▸ How to complete this task
The word to look for is "valid". Report every line of the entries below that has it.

++++ Entries shown

# microsoft/VidTok

Hardware: NVIDIA H100
Metric: frames/sec encode+decode, kl_causal_488 17x256x256 (higher is better)
Workload: dtype bf16

## Files before the change

### vidtok_b200/csrc/conv_tc.cu

```cuda
#include <cuda.h>

#include <cstdio>
#include <cstdlib>
#include <cstring>
#include <mutex>
#include <string>
#include <type_traits>

#include "common.cuh"
#include "kernels.h"
#include "tc_host.h"
#include "tc_ptx.cuh"

namespace vt {

namespace {

thread_local std::string g_tc_err;

struct TcParams {
  int B, To, Ho, Wo, Co, Ti;
  int BW, BH, BT;
  int tilesW, tilesH, tilesT;
  int num_n_tiles, BN;
// ... 7 lines not shown
  int res_mode;
  const bf16* res;
  long long rsB, rsT, rsH, rsW;
  int resT, res_t_mode, res_pool_off;
  const bf16* res_cache;
  float ra, rb;
  void* out;
  long long osB, osT, osH, osW, osC;
  int out_f32;
  int Co_real;
  int w_batched;
  int ln_mode, ln_silu;
  const float* ln_gamma;
  const float* ln_beta;
  void* out2;
  int res_mma;
  int halo, hP, a_stages;
  uint32_t halo_bytes;
  int split, a_lo, b_lo, o_lo;
  float acc_scale;
  int kparts;
  int reg_mode, reg_zc, reg_sample;
  const float* reg_noise;
  float* reg_z;
  int* reg_idx;
  double* reg_kl;
  FsqConst reg_fsq;
  uint32_t misc_off;
  int stage_out;
  uint32_t stage_smem;
  uint32_t stage_off;
  int half_dim, half_ext;
  int relu;
};

struct TcMaps {
  CUtensorMap a[4];
  CUtensorMap c;
  CUtensorMap b;
  CUtensorMap r;
  CUtensorMap e;
  CUtensorMap o, o2;
};

constexpr int kConsumerWarps = 8;
constexpr int kProducerWarp = kConsumerWarps;
constexpr int kThreads = (kConsumerWarps + 4) * 32;
constexpr int kABytes = 128 * 128;
constexpr uint32_t kBarTurn = 3, kBarBias = 5, kBarStage = 7;
constexpr uint32_t kStageOutBytes = 64 * 128;

__host__ __device__ constexpr bool ping_pong(int BN, bool split) { return !split && (BN == 64 || BN == 128); }

using namespace tcx;

struct TileCoord {
  int b, t0, h0, w0, n0;
};
__device__ __forceinline__ TileCoord decode_tile(const TcParams& p, long long tile) {
  TileCoord c;
  const int nt = (int)(tile % p.num_n_tiles);
  long long m = tile / p.num_n_tiles;
  const int tw = (int)(m % p.tilesW); m /= p.tilesW;
  const int th = (int)(m % p.tilesH); m /= p.tilesH;
  const int tt = (int)(m % p.tilesT);
  c.b = (int)(m / p.tilesT);
  c.t0 = tt * p.BT; c.h0 = th * p.BH; c.w0 = tw * p.BW; c.n0 = nt * p.BN;
  return c;
}
__device__ __forceinline__ bool tap_time(const TcParams& p, const TileCoord& tc, int a, int& tv, bool& from_cache) {
  tv = (tc.t0 + p.to_off) * p.st + a - p.pt;
  from_cache = false;
  if (tv + p.BT <= 0) {
    if (p.t_mode == 0) return false;
    if (p.t_mode == 1) { tv = 0; return true; }
    from_cache = true;
    tv = p.cacheT + tv;
    return true;
  }
  return true;
}
__device__ __forceinline__ int tile_taps(const TcParams& p, const TileCoord& tc) {
  int n = 0;
  for (int a = 0; a < p.kt; ++a) {
    int tv;
    bool from_cache;
    if (tap_time(p, tc, a, tv, from_cache)) ++n;
  }
  return n;
}

__device__ __forceinline__ float quad_sum(float v) {
  v += __shfl_xor_sync(0xffffffffu, v, 1);
  v += __shfl_xor_sync(0xffffffffu, v, 2);
  return v;
}

template <int BN, bool kSplit, bool kStage = false>
__global__ void __launch_bounds__(kThreads, 1)
conv_tc_kernel(const __grid_constant__ TcMaps maps, const TcParams p) {
  extern __shared__ uint8_t smem_raw[];
  const uint32_t smem_base = (smem_u32(smem_raw) + 1023u) & ~1023u;
  uint8_t* smem_gen = smem_raw + (smem_base - smem_u32(smem_raw));
  const int warp = threadIdx.x >> 5, lane = threadIdx.x & 31;
  const uint32_t a_bytes = kABytes;
  constexpr uint32_t b_bytes = (uint32_t)BN * 128u;
  constexpr uint32_t kPl = kSplit ? 2u : 1u;
  const uint32_t stage_bytes = kPl * (p.halo ? b_bytes : a_bytes + b_bytes);
  const uint32_t win_bytes = kPl * p.halo_bytes;
  const uint32_t ring_base = smem_base + (p.halo ? (uint32_t)p.a_stages * win_bytes : 0u);
  const uint32_t bar_base = ring_base + p.stages * stage_bytes + p.stage_smem;
  auto full_bar = [&](int s) { return bar_base + 8u * s; };
  auto empty_bar = [&](int s) { return bar_base + 8u * (p.stages + s); };
// ... 171 lines not shown
    pend_stage = stage;
    pend_win = last_of_window;
    if (++stage == nstages) { stage = 0; phase ^= 1u; }
  };

  const int rbase = (kPingPong ? 0 : 64 * g) + 16 * wq + (lane >> 2);
  const int cq = 2 * (lane & 3);
  const bool res_direct = (p.res_mode == 1 && !p.res_mma);
  const bool store_a = (p.ln_mode != 1);
  const float inv_n = 1.0f / (float)BN;
  int last_n0 = -1;
  uint32_t cbuf = 1;

  int owner = 0;
  for (long long tile = blockIdx.x; tile < p.num_tiles; tile += gridDim.x, owner ^= 1) {
    const TileCoord tc = decode_tile(p, tile);
    if constexpr (kPingPong) {
      if (owner != g) {
        const int taps = tile_taps(p, tc);
        stage += taps * nsp * num_kc + res_steps;
        if ((stage / nstages) & 1) phase ^= 1u;
        stage %= nstages;
        if (halo) {
          const int nw = taps * num_kc + res_steps;
          sA += nw;
          if ((sA / p.a_stages) & 1) phA ^= 1u;
          sA %= p.a_stages;
          sR = (sR + nw) % p.a_stages;
        }
        continue;
      }
      if (tile != blockIdx.x) named_bar_sync(kBarTurn + g, kConsumerWarps * 32);
    }
    uint32_t G = 0xFFFFFFFFu;
    if constexpr (kSum) {
      if (p.kparts > 1) {
        const uint32_t nk = (uint32_t)(tile_taps(p, tc) * nsp * num_kc + res_steps);
        G = (nk + (uint32_t)p.kparts - 1u) / (uint32_t)p.kparts;
      }
#pragma unroll
      for (int i = 0; i < R; ++i) sum[i] = 0.f;
    }
    uint32_t ks = 0, accum = 0;
    auto step = [&](bool a_from_stage, uint32_t a_addr, bool res, bool last_of_window) {
      if constexpr (kSum) {
        if (ks > 0 && ks % G == 0) {
          wgmma_wait<0>();
          acc_fence(acc[0]);
          release();
#pragma unroll
          for (int i = 0; i < R; ++i) sum[i] += acc[0][i];
          accum = 0;
        }
      }
      kstep(a_from_stage, a_addr, accum, res, last_of_window);
      accum = 1;
      ++ks;
    };
    for (int a = 0; a < p.kt; ++a) {
      int tv;
      bool from_cache;
      if (!tap_time(p, tc, a, tv, from_cache)) continue;
      if (halo) {
        for (int kc = 0; kc < num_kc; ++kc) {
          mbar_wait(fullA_bar(sA), phA);
          const uint32_t win = smem_base + (uint32_t)sA * win_bytes + a_row_off;
// ... 19 lines not shown
      if (tile + gridDim.x < p.num_tiles) named_bar_arrive(kBarTurn + (g ^ 1), kConsumerWarps * 32);
    }
    wgmma_wait<0>();
#pragma unroll
    for (int hf = 0; hf < kHalves; ++hf) acc_fence(acc[hf]);
    release();
    if constexpr (kSum) {
#pragma unroll
      for (int i = 0; i < R; ++i) acc[0][i] += sum[i];
    }

    if (tc.n0 != last_n0) {
      last_n0 = tc.n0;
      cbuf ^= 1u;
      constexpr int nthr = kPingPong ? 128 : kConsumerWarps * 32;
      float* b_ = sbias + ((kPingPong ? 2 * g : 0) + cbuf) * 768;
      for (int i = threadIdx.x % nthr; i < BN; i += nthr) {
        b_[i] = (p.bias && tc.n0 + i < p.Co_real) ? p.bias[tc.n0 + i] : 0.f;
        if (p.ln_mode) { const float sc = (p.ln_silu && !kSplit) ? 0.5f : 1.0f; b_[256 + i] = sc * p.ln_gamma[tc.n0 + i]; b_[512 + i] = sc * p.ln_beta[tc.n0 + i]; }
      }
      named_bar_sync(kPingPong ? kBarBias + g : 1u, nthr);
    }
    const float* bias_s = sbias + ((kPingPong ? 2 * g : 0) + cbuf) * 768;
    const float* gamma_s = bias_s + 256;
    const float* beta_s = bias_s + 512;

#pragma unroll
    for (int hf = 0; hf < kHalves; ++hf) {
      float (&acc_h)[R] = acc[hf];
      int row0 = rbase + 64 * hf;
      asm volatile("" : "+r"(row0));
      bool valid[2];
      long long ooff[2];
      auto row_geom = [&](int row, int& t, int& h, int& w) {
        const int dw = halo ? (row & 7) : row % p.BW;
        const int dh = halo ? (row >> 3) : (row / p.BW) % p.BH;
        const int dt = halo ? 0 : row / (p.BW * p.BH);
        t = tc.t0 + dt; h = tc.h0 + dh; w = tc.w0 + dw;
        return (t < p.To) && (h < p.Ho) && (w < p.Wo);
      };
#pragma unroll
      for (int r = 0; r < 2; ++r) {
        int t, h, w;
        valid[r] = row_geom(row0 + 8 * r, t, h, w);
        ooff[r] = (long long)tc.b * p.osB + (long long)t * p.osT + (long long)h * p.osH + (long long)w * p.osW;
      }
      auto res_pair = [&](const bf16* rp, int c, float& x0, float& x1) {
        const uint32_t hw = *reinterpret_cast<const uint32_t*>(rp + c);
        if constexpr (kSplit) {
          const uint32_t lw = *reinterpret_cast<const uint32_t*>(rp + p.o_lo + c);
          x0 = f16_lo(hw) + f16_lo(lw);
          x1 = f16_hi(hw) + f16_hi(lw);
        } else {
          x0 = bf16_lo(hw);
          x1 = bf16_hi(hw);
        }
      };
#pragma unroll
      for (int j = 0; j < BN / 8; ++j) {
        const int c = 8 * j + cq;
#pragma unroll
        for (int e = 0; e < 4; ++e) {
          float f = kSplit ? fmaf(acc_h[4 * j + e], p.acc_scale, bias_s[c + (e & 1)]) : acc_h[4 * j + e] + bias_s[c + (e & 1)];
          if (p.rb != 1.0f) f *= p.rb;
          acc_h[4 * j + e] = f;
        }
      }
      if (res_direct || p.res_mode == 3) {
#pragma unroll
        for (int r = 0; r < 2; ++r) {
          int t, h, w;
          if (!row_geom(row0 + 8 * r, t, h, w)) continue;
          const bf16* r0 = nullptr;
          const bf16* r1 = nullptr;
          const bf16* r2 = nullptr;
          if (res_direct) {
            r0 = p.res + (long long)tc.b * p.rsB + (long long)t * p.rsT + (long long)h * p.rsH + (long long)w * p.rsW + tc.n0;
          } else {
            const long long sp = (long long)tc.b * p.rsB + (long long)h * p.rsH + (long long)w * p.rsW + tc.n0;
            const int ta = 2 * t - 1 + p.res_pool_off, tb = ta + 1, tcn = ta + 2;
            if (ta >= 0) r0 = p.res + sp + (long long)ta * p.rsT;
            else if (p.res_t_mode == 1) r0 = p.res + sp;
            else if (p.res_t_mode == 2) r0 = p.res_cache + (((long long)tc.b * p.Ho + h) * p.Wo + w) * (long long)p.Co * (kSplit ? 2 : 1) + tc.n0;
            if (tb < p.resT) r1 = p.res + sp + (long long)tb * p.rsT;
            if (tcn < p.resT) r2 = p.res + sp + (long long)tcn * p.rsT;
          }
#pragma unroll
          for (int j = 0; j < BN / 8; ++j) {
            const int c = 8 * j + cq;
            if (res_direct) {
              float x0, x1;
              res_pair(r0, c, x0, x1);
              acc_h[4 * j + 2 * r] = fmaf(p.ra, x0, acc_h[4 * j + 2 * r]);
              acc_h[4 * j + 2 * r + 1] = fmaf(p.ra, x1, acc_h[4 * j + 2 * r + 1]);
            } else {
              float s0 = 0.f, s1 = 0.f, x0, x1;
              if (r0) { res_pair(r0, c, x0, x1); s0 += x0; s1 += x1; }
              if (r1) { res_pair(r1, c, x0, x1); s0 += x0; s1 += x1; }
              if (r2) { res_pair(r2, c, x0, x1); s0 += x0; s1 += x1; }
              const float s3 = p.ra * (1.0f / 3.0f);
              acc_h[4 * j + 2 * r] = fmaf(s3, s0, acc_h[4 * j + 2 * r]);
              acc_h[4 * j + 2 * r + 1] = fmaf(s3, s1, acc_h[4 * j + 2 * r + 1]);
            }
          }
        }
// ... 119 lines not shown
              reserve();
#pragma unroll
              for (int r = 0; r < 2; ++r)
#pragma unroll
                for (int u = 0; u < 8; ++u) put_s(r, u, pack_bf16x2(acc_h[4 * (8 * k + u) + 2 * r], acc_h[4 * (8 * k + u) + 2 * r + 1]));
              send(&maps.o, k);
            }
          }
          if (p.ln_mode) {
            const CUtensorMap* nmap = p.ln_mode == 1 ? &maps.o : &maps.o2;
#pragma unroll
            for (int k = 0; k < BN / 64; ++k) {
              reserve();
#pragma unroll
              for (int r = 0; r < 2; ++r)
#pragma unroll
                for (int u = 0; u < 8; ++u) {
                  const int j = 8 * k + u, c = 8 * j + cq;
                  float y0 = fmaf(fmaf(acc_h[4 * j + 2 * r], rstd[r], nmr[r]), gamma_s[c], beta_s[c]);
                  float y1 = fmaf(fmaf(acc_h[4 * j + 2 * r + 1], rstd[r], nmr[r]), gamma_s[c + 1], beta_s[c + 1]);
                  if (p.ln_silu) {
                    y0 = fmaf(y0, tanh_approx(y0), y0);
                    y1 = fmaf(y1, tanh_approx(y1), y1);
                  }
                  put_s(r, u, pack_bf16x2(y0, y1));
                }
              send(nmap, k);
            }
          }
          continue;
        }
      }

      auto put = [&](void* optr, int r, int c, float y0, float y1) {
        bf16* o = reinterpret_cast<bf16*>(optr) + ooff[r] + tc.n0 + c;
        if constexpr (kSplit) {
          const uint32_t hw = pack_f16x2(y0, y1);
          *reinterpret_cast<uint32_t*>(o) = hw;
          *reinterpret_cast<uint32_t*>(o + p.o_lo) = pack_f16x2(y0 - f16_lo(hw), y1 - f16_hi(hw));
        } else {
          *reinterpret_cast<uint32_t*>(o) = pack_bf16x2(y0, y1);
        }
      };
      if constexpr (kSplit) {
        if (store_a) {
#pragma unroll
          for (int r = 0; r < 2; ++r)
            if (valid[r])
#pragma unroll
              for (int j = 0; j < BN / 8; ++j) put(p.out, r, 8 * j + cq, acc_h[4 * j + 2 * r], acc_h[4 * j + 2 * r + 1]);
        }
        if (p.ln_mode) {
          void* nout = p.ln_mode == 1 ? p.out : p.out2;
#pragma unroll
          for (int r = 0; r < 2; ++r) {
            float s = 0.f;
#pragma unroll
            for (int j = 0; j < BN / 8; ++j) s += acc_h[4 * j + 2 * r] + acc_h[4 * j + 2 * r + 1];
            const float mean = quad_sum(s) * inv_n;
            float q = 0.f;
#pragma unroll
            for (int j = 0; j < BN / 8; ++j) {
              const float d0 = acc_h[4 * j + 2 * r] - mean, d1 = acc_h[4 * j + 2 * r + 1] - mean;
              q = fmaf(d0, d0, q);
              q = fmaf(d1, d1, q);
            }
            const float rstd = 1.0f / sqrtf(quad_sum(q) * inv_n + 1e-6f);
            if (!valid[r]) continue;
#pragma unroll
            for (int j = 0; j < BN / 8; ++j) {
              const int c = 8 * j + cq;
              float y0 = (acc_h[4 * j + 2 * r] - mean) * rstd * gamma_s[c] + beta_s[c];
              float y1 = (acc_h[4 * j + 2 * r + 1] - mean) * rstd * gamma_s[c + 1] + beta_s[c + 1];
              if (p.ln_silu) { y0 = silu_tc(y0); y1 = silu_tc(y1); }
              put(nout, r, c, y0, y1);
            }
          }
        }
      } else {
#pragma unroll
        for (int r = 0; r < 2; ++r) {
          float s = 0.f, q = 0.f;
#pragma unroll
          for (int j = 0; j < BN / 8; ++j) {
            const float f0 = acc_h[4 * j + 2 * r], f1 = acc_h[4 * j + 2 * r + 1];
            s += f0 + f1;
            q = fmaf(f0, f0, q);
            q = fmaf(f1, f1, q);
            const uint32_t kp = pack_bf16x2(f0, f1);
            if (store_a && valid[r]) *reinterpret_cast<uint32_t*>(reinterpret_cast<bf16*>(p.out) + ooff[r] + tc.n0 + 8 * j + cq) = kp;
            acc_h[4 * j + 2 * r] = bf16_lo(kp);
            acc_h[4 * j + 2 * r + 1] = bf16_hi(kp);
          }
          if (!p.ln_mode) continue;
          const float mean = quad_sum(s) * inv_n;
          float var = fmaf(-mean, mean, quad_sum(q) * inv_n);
          var = var < 0.f ? 0.f : var;
          const float rstd = rsqrtf(var + 1e-6f);
          const float nmr = -mean * rstd;
          if (!valid[r]) continue;
          void* nout = p.ln_mode == 1 ? p.out : p.out2;
#pragma unroll
          for (int j = 0; j < BN / 8; ++j) {
            const int c = 8 * j + cq;
            float y0 = fmaf(fmaf(acc_h[4 * j + 2 * r], rstd, nmr), gamma_s[c], beta_s[c]);
            float y1 = fmaf(fmaf(acc_h[4 * j + 2 * r + 1], rstd, nmr), gamma_s[c + 1], beta_s[c + 1]);
            if (p.ln_silu) {
              y0 = fmaf(y0, tanh_approx(y0), y0);
              y1 = fmaf(y1, tanh_approx(y1), y1);
            }
            put(nout, r, c, y0, y1);
          }
        }
      }
    }
  }
  if (kStage && (threadIdx.x & 127) == 0) bulk_wait<0>();
}

__global__ void fill_identity_kernel(bf16* e, int f16, float value) {
  const int r = blockIdx.x, c = threadIdx.x;
  if (f16) reinterpret_cast<__half*>(e)[r * 256 + c] = __float2half_rn(r == c ? value : 0.0f);
  else e[r * 256 + c] = __float2bfloat16_rn(r == c ? value : 0.0f);
}

bool choose_tile(const ConvP& p, int rows, int& BW, int& BH, int& BT) {
  const bool allow_bt = (p.st == 1) && (p.t_mode == 0);
  long long best = -1;
  auto ceil_to = [](int v, int b) { return (long long)((v + b - 1) / b) * b; };
  for (int bw = 128; bw >= 8; bw >>= 1) {
    for (int bh = rows / bw; bh >= 1; bh >>= 1) {
      if (bh > 256) continue;
      const int bt = rows / (bw * bh);
      if (bt > 1 && !allow_bt) continue;
      if (bt > 16) continue;
      const long long padded = ceil_to(p.Wo, bw) * ceil_to(p.Ho, bh) * ceil_to(p.To, bt);
      const long long cost = padded * 1024 + (long long)(bw > 16 ? bw - 16 : 16 - bw) * 4 + (bt - 1);
      if (best < 0 || cost < best) { best = cost; BW = bw; BH = bh; BT = bt; }
    }
  }
  return best >= 0;
}
int choose_bn(int Co) {
  for (int bn = 256; bn >= 32; bn >>= 1)
// ... 84 lines not shown
  if (rc == 1) rc = plan(false, bn_pref);
  if (rc == 1 && !need_row) rc = plan(false, 128);
  if (rc == 1) return no("not enough shared memory for 2 stages");
  if (rc != 0) return false;
  bool ident_ok = true;
  if (split) {
    const float ws = p.acc_scale != 0.f ? 1.0f / p.acc_scale : 1.0f;
    t.ident_s = ilogbf(ws);
    ident_ok = t.ident_s >= 0 && t.ident_s <= 15 && ldexpf(1.0f, t.ident_s) == ws;
  }
  t.res_mma = (ident_ok && p.res_mode == 1 && p.ra == 1.0f && p.rb == 1.0f && t.BN % 64 == 0 && p.Co % 64 == 0 && p.rsW % 8 == 0 &&
               p.rsH % 8 == 0 && p.rsT % 8 == 0 && p.rsB % 8 == 0 && (((uintptr_t)p.res) & 15) == 0) ? 1 : 0;
  *out = t;
  return true;
}
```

++++++++

▸ Answer section
      bool valid[2];
        valid[r] = row_geom(row0 + 8 * r, t, h, w);
            if (valid[r])
            if (!valid[r]) continue;
            if (store_a && valid[r]) *reinterpret_cast<uint32_t*>(reinterpret_cast<bf16*>(p.out) + ooff[r] + tc.n0 + 8 * j + cq) = kp;
          if (!valid[r]) continue;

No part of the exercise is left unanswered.